+++ DATA TO EXAMINE

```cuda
extern "C" int g2pc_multisplit(const uint64_t* val_sorted, int64_t n, const void* proj, int32_t width, int32_t height,
                               const int32_t* tables, int32_t num_levels, uint32_t level_mask, uint32_t clean_mask,
                               const int32_t* node_leaf,
                               const g2pc_leaf_t* leaves, const int32_t* header, const uint32_t* fail, int32_t frame,
                               int32_t leaf_cap, uint32_t* matrix, uint32_t* inst_gid, void* stream) {
    G2PC_CHECK_ARG(n >= 0, "n < 0");
    if (n == 0) return G2PC_OK;
    G2PC_CHECK_ARG(val_sorted && proj && tables && node_leaf && leaves && header && fail && matrix && inst_gid,
                   "null pointer");
    G2PC_CHECK_ARG(num_levels >= 1 && num_levels <= G2PC_MAX_LEVELS && level_mask != 0u, "bad levels");
    const int C = g2pc_multisplit_chunk(leaf_cap);
    G2PC_CHECK_ARG(C > 0, "too many leaves for the multisplit");
    MsParams p;
    p.val_sorted = (const unsigned long long*)val_sorted; p.n = n; p.proj = (const float4*)proj;
    p.width = width; p.height = height;
    p.inv_width = 1.0f / (float)width; p.inv_height = 1.0f / (float)height;
    p.meta.num_levels = num_levels; p.meta.max_gaussians_per_tile = 0; p.meta.width = width; p.meta.height = height;
    p.n1 = (1 << num_levels) - 1;
    p.tab = make_tables(tables, p.n1);
    p.level_mask = level_mask; p.base_level = __builtin_ctz(level_mask);
    G2PC_CHECK_ARG(p.base_level <= G2PC_RANGE_MAX_LEVEL, "first leaf-candidate level too deep");
    p.node_leaf = node_leaf; p.header = header; p.fail = fail; p.frame = frame; p.leaves = leaves; p.matrix = matrix;
    p.inst_gid = inst_gid;
    p.leaf_cap = leaf_cap; p.grid_w = 0;
    p.base_clean = (int32_t)((clean_mask >> p.base_level) & 1u);
    p.clean_mask = clean_mask;
    return run_multisplit(p, C, (cudaStream_t)stream);
}

extern "C" int g2pc_multisplit_grid(const uint64_t* val_sorted, int64_t n, int32_t grid_w, int32_t grid_h,
                                    const g2pc_leaf_t* leaves, const int32_t* header, const uint32_t* fail,
                                    int32_t frame, int32_t leaf_cap, uint32_t* matrix, uint32_t* inst_gid, void* stream) {
    G2PC_CHECK_ARG(n >= 0, "n < 0");
    if (n == 0) return G2PC_OK;
    G2PC_CHECK_ARG(val_sorted && leaves && header && fail && matrix && inst_gid, "null pointer");
    G2PC_CHECK_ARG(grid_w >= 1 && grid_h >= 1 && grid_w <= 256 && grid_h <= 256 && leaf_cap >= grid_w * grid_h,
                   "bad tile grid / leaf_cap");
    const int C = g2pc_multisplit_chunk(leaf_cap);
    G2PC_CHECK_ARG(C > 0, "too many tiles for the multisplit");
    MsParams p{};
    p.val_sorted = (const unsigned long long*)val_sorted; p.n = n;
    p.meta.num_levels = 1;
    p.level_mask = 1u;
    p.header = header; p.fail = fail; p.frame = frame; p.leaves = leaves; p.matrix = matrix;
    p.inst_gid = inst_gid;
    p.leaf_cap = leaf_cap; p.grid_w = grid_w; p.base_clean = 1; p.clean_mask = 1u;
    return run_multisplit(p, C, (cudaStream_t)stream);
}
```

### 3dgs-to-pc_b200/g2pc/capi.py

```python
import contextlib
import ctypes
import os

import torch

HERE = os.path.dirname(os.path.abspath(__file__))
LIB_PATH = os.path.join(HERE, "libg2pc.so")

F32, F64 = 0, 1
CULL_EPS_NORM, CULL_EXPLICIT = 0, 1
ST_OVERFLOW, ST_CHOLFAIL, ST_CHOLREG, ST_WORDS = 0, 1, 2, 4

_c_void_p = ctypes.c_void_p
_i32, _i64, _u32, _u64, _f32 = ctypes.c_int32, ctypes.c_int64, ctypes.c_uint32, ctypes.c_uint64, ctypes.c_float

SIGNATURES = {
    "g2pc_version": ([], ctypes.c_int),
    "g2pc_last_error": ([], ctypes.c_char_p),
    "g2pc_cov_build": ([_c_void_p, _c_void_p, ctypes.c_int, _f32, _i64, _c_void_p, _c_void_p], ctypes.c_int),
    "g2pc_normals": ([_c_void_p, _c_void_p, ctypes.c_int, _i64, _c_void_p, _c_void_p], ctypes.c_int),
    "g2pc_eigvals_sym3": ([_c_void_p, _i64, _c_void_p, _c_void_p], ctypes.c_int),
    "g2pc_sample_count": ([_c_void_p, _c_void_p, _c_void_p, ctypes.c_int, _c_void_p, _c_void_p, _c_void_p, _i64, _i64,
                           _c_void_p, _i32, _i32, _i32, _f32, _i32, _u64, _u32, _c_void_p, _c_void_p, _c_void_p,
                           _c_void_p, _c_void_p], ctypes.c_int),
    "g2pc_sample_emit_chunk_points": ([], ctypes.c_int),
    "g2pc_sample_emit": ([_c_void_p, _c_void_p, _i64, _c_void_p, _c_void_p, _c_void_p, _i32, _u64, _u32, _c_void_p,
                          _c_void_p, _c_void_p, ctypes.c_int, _i64, _c_void_p], ctypes.c_int),
    "g2pc_dump_eps": ([_c_void_p, _i64, _i32, _i32, _u64, _u32, _c_void_p, _c_void_p], ctypes.c_int),
    "g2pc_cull_workspace_bytes": ([_i64], ctypes.c_int64),
    "g2pc_cull_select": ([_c_void_p, _f32, _c_void_p, _f32, _c_void_p, _c_void_p, _c_void_p, _c_void_p, _c_void_p,
                          _c_void_p, _i64, _i64, _i64, _c_void_p, _c_void_p, _c_void_p, _i64, _c_void_p], ctypes.c_int),
    "g2pc_gather_rows": ([_c_void_p, _i64, _i32, _c_void_p, _c_void_p, _c_void_p, _c_void_p], ctypes.c_int),
    "g2pc_ppg_workspace_bytes": ([_i64], ctypes.c_int64),
    "g2pc_knn_workspace_bytes": ([_i64], ctypes.c_int64),
    "g2pc_knn_mean_dist": ([_c_void_p, _i64, _i32, _c_void_p, _c_void_p, _c_void_p, _i64, _c_void_p], ctypes.c_int),
    "g2pc_knn_ids": ([_c_void_p, _i64, _i32, _c_void_p, _c_void_p, _c_void_p, _c_void_p, _i64, _c_void_p], ctypes.c_int),
    "g2pc_sor_workspace_bytes": ([_i64], ctypes.c_int64),
    "g2pc_sor_mask": ([_c_void_p, _i64, ctypes.c_double, _c_void_p, _c_void_p, _c_void_p, _i64, _c_void_p], ctypes.c_int),
    "g2pc_mesh_splat_workspace_bytes": ([_i64], ctypes.c_int64),
    "g2pc_mesh_splat": ([_c_void_p, _c_void_p, ctypes.c_int, _i64, _i32, _c_void_p, _c_void_p, _c_void_p, _c_void_p,
                         _c_void_p, _i64, _c_void_p], ctypes.c_int),
    "g2pc_mesh_solve_workspace_bytes": ([_i32], ctypes.c_int64),
    "g2pc_mesh_vcycle": ([_c_void_p, _c_void_p, _i32, _c_void_p, _i32, _c_void_p, _c_void_p, _i64, _c_void_p],
                         ctypes.c_int),
    "g2pc_mesh_iso_workspace_bytes": ([], ctypes.c_int64),
    "g2pc_mesh_iso": ([_c_void_p, _c_void_p, _i64, _c_void_p, _i32, _c_void_p, _c_void_p, _c_void_p, _i64, _c_void_p],
                      ctypes.c_int),
    "g2pc_mesh_extract_workspace_bytes": ([_i32], ctypes.c_int64),
    "g2pc_mesh_extract_count": ([_c_void_p, _i32, _c_void_p, _c_void_p, _c_void_p, _i64, _c_void_p], ctypes.c_int),
    "g2pc_mesh_extract_emit": ([_c_void_p, _i32, _c_void_p, _c_void_p, _c_void_p, _i64, _c_void_p, _i64, _c_void_p,
                                _c_void_p, _c_void_p, _c_void_p, _c_void_p], ctypes.c_int),
    "g2pc_mesh_gather_workspace_bytes": ([_i64], ctypes.c_int64),
    "g2pc_mesh_gather": ([_c_void_p, _c_void_p, _c_void_p, _i64, _c_void_p, _i32, _c_void_p, _c_void_p, _i64, _c_void_p,
                          _i64, _c_void_p, _c_void_p, _c_void_p, _i64, _c_void_p], ctypes.c_int),
    "g2pc_mesh_trim_workspace_bytes": ([_i64, _i64], ctypes.c_int64),
    "g2pc_mesh_trim": ([_c_void_p, _c_void_p, _c_void_p, _i64, _c_void_p, _i64, _c_void_p, _c_void_p, _c_void_p,
                        _c_void_p, _c_void_p, _c_void_p, _c_void_p, _c_void_p, _i64, _c_void_p], ctypes.c_int),
    "g2pc_mesh_smooth_workspace_bytes": ([_i64, _i64], ctypes.c_int64),
    "g2pc_mesh_smooth": ([_c_void_p, _i64, _c_void_p, _i64, _i32, _c_void_p, _i64, _c_void_p], ctypes.c_int),
    "g2pc_mesh_normals_workspace_bytes": ([_i64, _i64], ctypes.c_int64),
    "g2pc_mesh_normals": ([_c_void_p, _i64, _c_void_p, _i64, _c_void_p, _c_void_p, _c_void_p, _i64, _c_void_p],
                          ctypes.c_int),
    "g2pc_mesh_band_bricks_workspace_bytes": ([_i32], ctypes.c_int64),
    "g2pc_mesh_band_bricks": ([_c_void_p, _c_void_p, _i64, _c_void_p, _i32, _c_void_p, _c_void_p, _c_void_p, _c_void_p,
                               _c_void_p, _i64, _c_void_p], ctypes.c_int),
    "g2pc_mesh_band_list": ([_c_void_p, _i32, _c_void_p, _c_void_p], ctypes.c_int),
    "g2pc_mesh_band_splat": ([_c_void_p, _c_void_p, ctypes.c_int, _c_void_p, _i64, _c_void_p, _i32, _c_void_p, _i64,
                              _c_void_p, _c_void_p, _c_void_p], ctypes.c_int),
    "g2pc_mesh_band_ghosts": ([_c_void_p, _c_void_p, _i32, _c_void_p, _c_void_p, _i64, _c_void_p, _c_void_p, _c_void_p,
                               _c_void_p, _c_void_p, _c_void_p], ctypes.c_int),
    "g2pc_mesh_band_cg_workspace_bytes": ([_i64], ctypes.c_int64),
    "g2pc_mesh_band_cg_start": ([_c_void_p, _i32, _c_void_p, _c_void_p, _i64, _c_void_p, _c_void_p, _c_void_p, _i64,
                                 _c_void_p], ctypes.c_int),
    "g2pc_mesh_band_cg_step": ([_c_void_p, _i32, _c_void_p, _c_void_p, _i64, _c_void_p, _i32, _c_void_p, _c_void_p,
                                _i64, _c_void_p], ctypes.c_int),
    "g2pc_mesh_band_iso_workspace_bytes": ([], ctypes.c_int64),
    "g2pc_mesh_band_iso": ([_c_void_p, _c_void_p, _i64, _c_void_p, _i32, _c_void_p, _c_void_p, _c_void_p, _c_void_p,
                            _i64, _c_void_p], ctypes.c_int),
    "g2pc_mesh_band_extract_workspace_bytes": ([_i64], ctypes.c_int64),
    "g2pc_mesh_band_extract_count": ([_c_void_p, _i32, _c_void_p, _c_void_p, _i64, _c_void_p, _c_void_p, _c_void_p,
                                      _i64, _c_void_p], ctypes.c_int),
    "g2pc_mesh_band_extract_emit": ([_c_void_p, _i32, _c_void_p, _c_void_p, _i64, _c_void_p, _c_void_p, _c_void_p, _i64,
                                     _c_void_p, _i64, _c_void_p, _c_void_p, _c_void_p, _c_void_p, _c_void_p],
                                    ctypes.c_int),
    "g2pc_mesh_band_gather_workspace_bytes": ([_i64], ctypes.c_int64),
    "g2pc_mesh_band_gather": ([_c_void_p, _c_void_p, _c_void_p, _i64, _c_void_p, _i32, _c_void_p, _c_void_p, _i64,
                               _c_void_p, _c_void_p, _c_void_p, _i64, _c_void_p], ctypes.c_int),
    "g2pc_mesh_decimate_prepare_workspace_bytes": ([_i64, _i64], ctypes.c_int64),
    "g2pc_mesh_decimate_prepare": ([_c_void_p, _i64, _c_void_p, _i64, _c_void_p, _c_void_p, _c_void_p, _i64, _c_void_p],
                                   ctypes.c_int),
    "g2pc_mesh_decimate_round_workspace_bytes": ([_i64, _i64], ctypes.c_int64),
    "g2pc_mesh_decimate_select": ([_c_void_p, _i64, _c_void_p, _i64, _c_void_p, _c_void_p, _c_void_p, _c_void_p, _i64,
                                   _c_void_p], ctypes.c_int),
    "g2pc_mesh_decimate_apply": ([_c_void_p, _i64, _c_void_p, _i64, _c_void_p, _c_void_p, _c_void_p, _c_void_p,
                                  _c_void_p, _i64, _i64, _c_void_p, _c_void_p, _c_void_p, _c_void_p, _c_void_p, _i64,
                                  _c_void_p], ctypes.c_int),
    "g2pc_mesh_decimate_finish_workspace_bytes": ([_i64], ctypes.c_int64),
    "g2pc_mesh_decimate_finish": ([_c_void_p, _i64, _c_void_p, _i64, _c_void_p, _c_void_p, _c_void_p, _c_void_p,
                                   _c_void_p, _c_void_p, _c_void_p, _c_void_p, _c_void_p, _c_void_p, _i64, _c_void_p],
                                  ctypes.c_int),
    "g2pc_tsdf_frame_workspace_bytes": ([_i64], ctypes.c_int64),
    "g2pc_tsdf_frame": ([_c_void_p, _i64, _i32, _c_void_p, _c_void_p, _i64, _c_void_p], ctypes.c_int),
    "g2pc_tsdf_integrate": ([_c_void_p, _i32, ctypes.c_double, _c_void_p, _c_void_p, _c_void_p, _c_void_p, _i32, _i32,
                             _c_void_p, _c_void_p, _c_void_p, _i32, _c_void_p, _c_void_p, _c_void_p, _c_void_p],
                            ctypes.c_int),
    "g2pc_tsdf_compact_workspace_bytes": ([_i64, _i64], ctypes.c_int64),
    "g2pc_tsdf_gather_compact": ([_c_void_p, _c_void_p, _i32, _c_void_p, _c_void_p, _c_void_p, _i64, _c_void_p, _i64,
                                  _c_void_p, _c_void_p, _c_void_p, _c_void_p, _c_void_p, _c_void_p, _c_void_p,
                                  _c_void_p, _c_void_p, _i64, _c_void_p], ctypes.c_int),
    "g2pc_orient_prepare_workspace_bytes": ([_i64], ctypes.c_int64),
    "g2pc_orient_prepare": ([_c_void_p, _c_void_p, ctypes.c_int, _i64, _c_void_p, _c_void_p, _c_void_p, _c_void_p,
                             _c_void_p, _i64, _c_void_p], ctypes.c_int),
    "g2pc_orient_edges_workspace_bytes": ([_i64, _i32], ctypes.c_int64),
    "g2pc_orient_edges": ([_c_void_p, _i64, _i32, _c_void_p, _c_void_p, _c_void_p, _c_void_p, _c_void_p, _c_void_p,
                           _i64, _c_void_p], ctypes.c_int),
    "g2pc_orient_round_workspace_bytes": ([_i64, _i64], ctypes.c_int64),
    "g2pc_orient_round": ([_c_void_p, _c_void_p, _c_void_p, _i64, _i64, _i32, _i64, _c_void_p, _c_void_p, _c_void_p,
                           _c_void_p, _c_void_p, _i64, _c_void_p], ctypes.c_int),
    "g2pc_orient_finish_workspace_bytes": ([_i64], ctypes.c_int64),
    "g2pc_orient_finish": ([_c_void_p, _c_void_p, _c_void_p, _i64, _c_void_p, ctypes.c_int, _i64, _c_void_p, _c_void_p,
                            _c_void_p, _c_void_p, _c_void_p, _c_void_p, _c_void_p, _i64, _c_void_p], ctypes.c_int),
    "g2pc_face_cameras": ([_c_void_p, _c_void_p, ctypes.c_int, _c_void_p, _i64, _c_void_p, _i64, _c_void_p, _i64,
                           _c_void_p, _c_void_p, _c_void_p], ctypes.c_int),
    "g2pc_points_per_gaussian": ([_c_void_p, _c_void_p, _i64, ctypes.c_double, _c_void_p, _c_void_p, _c_void_p, _i64,
                                  _c_void_p], ctypes.c_int),
    "g2pc_pack_geometry": ([_c_void_p, _c_void_p, _c_void_p, _i64, _c_void_p, _c_void_p], ctypes.c_int),
    "g2pc_preprocess": ([_c_void_p, _c_void_p, _c_void_p, _i32, _i32, _i64, _c_void_p, _c_void_p, _c_void_p, _i32, _u32,
                         _u32, _c_void_p, _c_void_p, _c_void_p, _c_void_p, _c_void_p], ctypes.c_int),
    "g2pc_preprocess_cameras": ([_c_void_p, _c_void_p, _c_void_p, _i32, _i32, _i64, _c_void_p, _i32, _c_void_p,
                                 _c_void_p, _i32, _u32, _u32, _c_void_p, _c_void_p, _c_void_p, _c_void_p, _c_void_p],
                                ctypes.c_int),
    "g2pc_depth_sort_workspace_bytes": ([_i64], ctypes.c_int64),
    "g2pc_depth_sort": ([_c_void_p, _c_void_p, _i64, _c_void_p, _c_void_p, _i64, _c_void_p], ctypes.c_int),
    "g2pc_build_tree": ([_c_void_p, _i32, _i32, _c_void_p, _c_void_p, _c_void_p, _c_void_p, _c_void_p, _i32, _i64, _i64,
                         _i64, _i32, _i32, _c_void_p, _c_void_p, _c_void_p, _c_void_p], ctypes.c_int),
    "g2pc_multisplit_chunk": ([_i32], ctypes.c_int32),
    "g2pc_multisplit_rows": ([_i64, _i32], ctypes.c_int32),
    "g2pc_multisplit": ([_c_void_p, _i64, _c_void_p, _i32, _i32, _c_void_p, _i32, _u32, _u32, _c_void_p, _c_void_p,
                         _c_void_p, _c_void_p, _i32, _i32, _c_void_p, _c_void_p, _c_void_p], ctypes.c_int),
    "g2pc_blend": ([_c_void_p, _c_void_p, _c_void_p, _c_void_p, _i32, _i32, _i32, _c_void_p, _c_void_p, _c_void_p,
                    _c_void_p, _c_void_p, _c_void_p, _i32, _i32, _f32, _f32, _c_void_p, _c_void_p, _c_void_p],
                   ctypes.c_int),
    "g2pc_blend_set_compact": ([ctypes.c_int], None),
    "g2pc_blend_set_cull": ([ctypes.c_int], None),
    "g2pc_accumulate": ([_c_void_p, _c_void_p, _i64, _c_void_p, _c_void_p, _c_void_p, _i32, _c_void_p], ctypes.c_int),
    "g2pc_tiles_preprocess": ([_c_void_p, _c_void_p, _c_void_p, _i32, _i32, _i32, _i64, _c_void_p, _c_void_p, _c_void_p,
                               _c_void_p, _c_void_p, _c_void_p, _c_void_p], ctypes.c_int),
    "g2pc_tiles_build": ([_c_void_p, _i32, _i32, _c_void_p, _c_void_p, _i32, _i64, _i64, _i32, _i32, _c_void_p,
                          _c_void_p, _c_void_p, _c_void_p], ctypes.c_int),
    "g2pc_multisplit_grid": ([_c_void_p, _i64, _i32, _i32, _c_void_p, _c_void_p, _c_void_p, _i32, _i32, _c_void_p,
                              _c_void_p, _c_void_p], ctypes.c_int),
    "g2pc_tiles_blend": ([_c_void_p, _c_void_p, _c_void_p, _c_void_p, _i32, _c_void_p, _c_void_p, _c_void_p, _c_void_p,
                          _c_void_p, _c_void_p, _c_void_p, _c_void_p, _i32, _i32, _c_void_p, _c_void_p, _c_void_p,
                          _c_void_p], ctypes.c_int),
    "g2pc_tiles_blend_fusion": ([_c_void_p, _c_void_p, _c_void_p, _c_void_p, _i32, _c_void_p, _c_void_p, _c_void_p,
                                 _c_void_p, _c_void_p, _c_void_p, _c_void_p, _c_void_p, _i32, _i32, _c_void_p, _c_void_p,
                                 _c_void_p, _c_void_p, _c_void_p, _c_void_p], ctypes.c_int),
    "g2pc_tiles_accumulate": ([_c_void_p, _c_void_p, _c_void_p, _i32, _i32, _i64, _c_void_p, _c_void_p, _c_void_p,
                               _c_void_p, _c_void_p, _i32, _c_void_p, _c_void_p, _c_void_p, _c_void_p], ctypes.c_int),
    "g2pc_fill_u32": ([_c_void_p, _u32, _i64, _c_void_p], ctypes.c_int),
    "g2pc_compose_image": ([_c_void_p, _c_void_p, _i32, _i32, _f32, _c_void_p, _c_void_p], ctypes.c_int),
}
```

++++++

Copy out, from the listing above, every line that contains the word "leaves".

                               const g2pc_leaf_t* leaves, const int32_t* header, const uint32_t* fail, int32_t frame,
    G2PC_CHECK_ARG(val_sorted && proj && tables && node_leaf && leaves && header && fail && matrix && inst_gid,
    G2PC_CHECK_ARG(C > 0, "too many leaves for the multisplit");
    p.node_leaf = node_leaf; p.header = header; p.fail = fail; p.frame = frame; p.leaves = leaves; p.matrix = matrix;
                                    const g2pc_leaf_t* leaves, const int32_t* header, const uint32_t* fail,
    G2PC_CHECK_ARG(val_sorted && leaves && header && fail && matrix && inst_gid, "null pointer");
    p.header = header; p.fail = fail; p.frame = frame; p.leaves = leaves; p.matrix = matrix;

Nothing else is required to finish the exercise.